Type out the entries below again, character for character.

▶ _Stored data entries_
────────

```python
def group_convs(ops: List[Op], net: Network) -> List[Op]:
    lib = net.lib
    level = levelize(ops)
    order = sorted(range(len(ops)), key=lambda i: (level[i], i))
    nbytes = lib.fn_conv2d_arg_bytes()
    buckets = {}
    for i in order:
        op = ops[i]
        kind = op.name.split(":")[0]
        if kind in ("conv_fwd", "conv_dgrad") and op.keep and isinstance(op.keep[0], _lib.ConvDesc) and not op.keep[0].dy2:
            d = op.keep[0]
            opi = 0 if kind == "conv_fwd" else 1
            if lib.fn_conv2d_variant(C.byref(d), opi) >= 9000000:
                continue
            plain = int(d.KH == 1 and d.KW == 1 and d.stride == 1 and d.pad_h == 0 and d.pad_w == 0)
            if opi == 0 and d.nrm_stats:
                plain |= 2
# ... 510 lines not shown
```

include/facenet_hip.h:

```cpp
#ifndef FACENET_HIP_H
#define FACENET_HIP_H
#include <stdint.h>
#ifdef __cplusplus
extern "C" {
#endif

#define FN_BF16 0
#define FN_F16 1

typedef int64_t fn_acc_t;
#define FN_ACC_STAT_BITS 20
#define FN_ACC_GRAD_BITS 40

const char* fn_last_error(void);
int fn_abi_version(void);

typedef struct fn_conv_desc {
    int32_t N, H, W, Cin;
    int32_t OH, OW, Cout;
    int32_t KH, KW, stride, pad_h, pad_w;
    int32_t dtype;
    int32_t ld_x, ld_y;
    int32_t relu;
    int32_t accumulate;
// ... 33 lines not shown
    const void* rb_out;
    void* rb_dtrunk;
    void* rb_dup;
    fn_acc_t* rb_dbias;
    float rb_scale;
    int32_t rb_accumulate;
    const float* prelu;
} fn_conv_desc;

int fn_block17_infer(const void* x, void* y, int N, const void* w_t0, const void* w_t1a, const void* w_t1b, const void* w_t1c, const void* w_up,
                     const float* b_t0, const float* b_t1a, const float* b_t1b, const float* b_t1c, const float* b_up, float scale, int relu,
                     int dtype, void* stream);
int fn_block17_infer_warm(const void* x, void* y, int N, const void* w_t0, const void* w_t1a, const void* w_t1b, const void* w_t1c,
                          const void* w_up, const float* b_t0, const float* b_t1a, const float* b_t1b, const float* b_t1c, const float* b_up,
                          float scale, int relu, const void* warm, int64_t warm_bytes, int dtype, void* stream);
int fn_block35_infer(const void* x, void* y, int N, const void* const* w_1x1, const void* const* w_3x3, const void* w_up,
                     const float* const* b_1x1, const float* const* b_3x3, const float* b_up, float scale, int relu, int dtype, void* stream);
int fn_block35_infer_warm(const void* x, void* y, int N, const void* const* w_1x1, const void* const* w_3x3, const void* w_up,
                          const float* const* b_1x1, const float* const* b_3x3, const float* b_up, float scale, int relu,
                          const void* warm, int64_t warm_bytes, int dtype, void* stream);
int fn_conv2d_fwd(const fn_conv_desc* d, void* stream);
int fn_conv2d_dgrad(const fn_conv_desc* d, void* stream);
int fn_conv2d_wgrad(const fn_conv_desc* d, void* stream);
int fn_conv2d_arg_bytes(void);
int fn_conv2d_group_build(const fn_conv_desc* descs, int n, int op, int variant, void* host_args, int32_t* host_prefix, int32_t* smem_bytes);
int fn_conv2d_grouped(const void* dev_args, const int32_t* dev_prefix, int n, int total_blocks, int variant, int plain, int smem_bytes,
                      int dtype, void* stream);
int fn_conv2d_wgrad_arg_bytes(void);
int fn_conv2d_wgrad_group_build(const fn_conv_desc* descs, int n, int variant, void* host_args, int32_t* host_prefix, float* ws,
                                int64_t* ws_elems);
int fn_conv2d_wgrad_grouped(const void* dev_args, const int32_t* dev_prefix, int n, int total_blocks, int variant, int dtype, void* stream);
int fn_conv2d_wgrad_reduce(const void* dev_args, int n, void* stream);
int fn_conv2d_variant(const fn_conv_desc* d, int op);

int fn_image_normalize(const uint8_t* img, void* out, float* work, int N, int HW, int mode, int dtype, void* stream);
int fn_image_normalize_f32(const float* img, void* out, float* work, int N, int HW, int mode, int dtype, void* stream);
int fn_image_resize_bilinear(const void* img, int src_is_f32, float* out, int N, int H, int W, int OH, int OW, void* stream);
int fn_crop_or_pad_u8(const uint8_t* src, const long long* offsets, const int32_t* hw, uint8_t* dst, int N, int S, void* stream);
int fn_gather_images(const uint8_t* pool, const int32_t* idx, uint8_t* out, int n_out, int bytes_per_image, void* stream);

int fn_bn_finalize(const fn_acc_t* stats, int sq_off, int rep_stride, const int32_t* reps, const int32_t* count, const float* beta,
                   float* save_scale, float* save_shift, float* moving_mean, float* moving_var, float momentum, float eps, int CB,
                   void* stream);

int fn_bn_relu_train_fwd(const void* y, int ld_y, void* z, int ld_z, int M, int C, const fn_acc_t* stats, int stats_sq_off, int stats_replicas,
                         int stats_rep_stride, const float* beta,
                         float* save_scale, float* save_shift, float* moving_mean, float* moving_var, float momentum, float eps,
                         int relu, int dtype, void* stream);
int fn_bn_relu_train_bwd(void* dz, int ld_d, const void* y, int ld_y, int M, int C, const float* beta, const float* save_scale,
                         const float* save_shift, float* dbeta, fn_acc_t* acc, int acc_sq_off, int acc_replicas, int acc_rep_stride,
                         int reduced, int relu, int dtype, void* stream);
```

────────

▶ _TASK RESULT_
```python
def group_convs(ops: List[Op], net: Network) -> List[Op]:
    lib = net.lib
    level = levelize(ops)
    order = sorted(range(len(ops)), key=lambda i: (level[i], i))
    nbytes = lib.fn_conv2d_arg_bytes()
    buckets = {}
    for i in order:
        op = ops[i]
        kind = op.name.split(":")[0]
        if kind in ("conv_fwd", "conv_dgrad") and op.keep and isinstance(op.keep[0], _lib.ConvDesc) and not op.keep[0].dy2:
            d = op.keep[0]
            opi = 0 if kind == "conv_fwd" else 1
            if lib.fn_conv2d_variant(C.byref(d), opi) >= 9000000:
                continue
            plain = int(d.KH == 1 and d.KW == 1 and d.stride == 1 and d.pad_h == 0 and d.pad_w == 0)
            if opi == 0 and d.nrm_stats:
                plain |= 2
# ... 510 lines not shown
```

include/facenet_hip.h:

```cpp
#ifndef FACENET_HIP_H
#define FACENET_HIP_H
#include <stdint.h>
#ifdef __cplusplus
extern "C" {
#endif

#define FN_BF16 0
#define FN_F16 1

typedef int64_t fn_acc_t;
#define FN_ACC_STAT_BITS 20
#define FN_ACC_GRAD_BITS 40

const char* fn_last_error(void);
int fn_abi_version(void);

typedef struct fn_conv_desc {
    int32_t N, H, W, Cin;
    int32_t OH, OW, Cout;
    int32_t KH, KW, stride, pad_h, pad_w;
    int32_t dtype;
    int32_t ld_x, ld_y;
    int32_t relu;
    int32_t accumulate;
// ... 33 lines not shown
    const void* rb_out;
    void* rb_dtrunk;
    void* rb_dup;
    fn_acc_t* rb_dbias;
    float rb_scale;
    int32_t rb_accumulate;
    const float* prelu;
} fn_conv_desc;

int fn_block17_infer(const void* x, void* y, int N, const void* w_t0, const void* w_t1a, const void* w_t1b, const void* w_t1c, const void* w_up,
                     const float* b_t0, const float* b_t1a, const float* b_t1b, const float* b_t1c, const float* b_up, float scale, int relu,
                     int dtype, void* stream);
int fn_block17_infer_warm(const void* x, void* y, int N, const void* w_t0, const void* w_t1a, const void* w_t1b, const void* w_t1c,
                          const void* w_up, const float* b_t0, const float* b_t1a, const float* b_t1b, const float* b_t1c, const float* b_up,
                          float scale, int relu, const void* warm, int64_t warm_bytes, int dtype, void* stream);
int fn_block35_infer(const void* x, void* y, int N, const void* const* w_1x1, const void* const* w_3x3, const void* w_up,
                     const float* const* b_1x1, const float* const* b_3x3, const float* b_up, float scale, int relu, int dtype, void* stream);
int fn_block35_infer_warm(const void* x, void* y, int N, const void* const* w_1x1, const void* const* w_3x3, const void* w_up,
                          const float* const* b_1x1, const float* const* b_3x3, const float* b_up, float scale, int relu,
                          const void* warm, int64_t warm_bytes, int dtype, void* stream);
int fn_conv2d_fwd(const fn_conv_desc* d, void* stream);
int fn_conv2d_dgrad(const fn_conv_desc* d, void* stream);
int fn_conv2d_wgrad(const fn_conv_desc* d, void* stream);
int fn_conv2d_arg_bytes(void);
int fn_conv2d_group_build(const fn_conv_desc* descs, int n, int op, int variant, void* host_args, int32_t* host_prefix, int32_t* smem_bytes);
int fn_conv2d_grouped(const void* dev_args, const int32_t* dev_prefix, int n, int total_blocks, int variant, int plain, int smem_bytes,
                      int dtype, void* stream);
int fn_conv2d_wgrad_arg_bytes(void);
int fn_conv2d_wgrad_group_build(const fn_conv_desc* descs, int n, int variant, void* host_args, int32_t* host_prefix, float* ws,
                                int64_t* ws_elems);
int fn_conv2d_wgrad_grouped(const void* dev_args, const int32_t* dev_prefix, int n, int total_blocks, int variant, int dtype, void* stream);
int fn_conv2d_wgrad_reduce(const void* dev_args, int n, void* stream);
int fn_conv2d_variant(const fn_conv_desc* d, int op);

int fn_image_normalize(const uint8_t* img, void* out, float* work, int N, int HW, int mode, int dtype, void* stream);
int fn_image_normalize_f32(const float* img, void* out, float* work, int N, int HW, int mode, int dtype, void* stream);
int fn_image_resize_bilinear(const void* img, int src_is_f32, float* out, int N, int H, int W, int OH, int OW, void* stream);
int fn_crop_or_pad_u8(const uint8_t* src, const long long* offsets, const int32_t* hw, uint8_t* dst, int N, int S, void* stream);
int fn_gather_images(const uint8_t* pool, const int32_t* idx, uint8_t* out, int n_out, int bytes_per_image, void* stream);

int fn_bn_finalize(const fn_acc_t* stats, int sq_off, int rep_stride, const int32_t* reps, const int32_t* count, const float* beta,
                   float* save_scale, float* save_shift, float* moving_mean, float* moving_var, float momentum, float eps, int CB,
                   void* stream);

int fn_bn_relu_train_fwd(const void* y, int ld_y, void* z, int ld_z, int M, int C, const fn_acc_t* stats, int stats_sq_off, int stats_replicas,
                         int stats_rep_stride, const float* beta,
                         float* save_scale, float* save_shift, float* moving_mean, float* moving_var, float momentum, float eps,
                         int relu, int dtype, void* stream);
int fn_bn_relu_train_bwd(void* dz, int ld_d, const void* y, int ld_y, int M, int C, const float* beta, const float* save_scale,
                         const float* save_shift, float* dbeta, fn_acc_t* acc, int acc_sq_off, int acc_replicas, int acc_rep_stride,
                         int reduced, int relu, int dtype, void* stream);
```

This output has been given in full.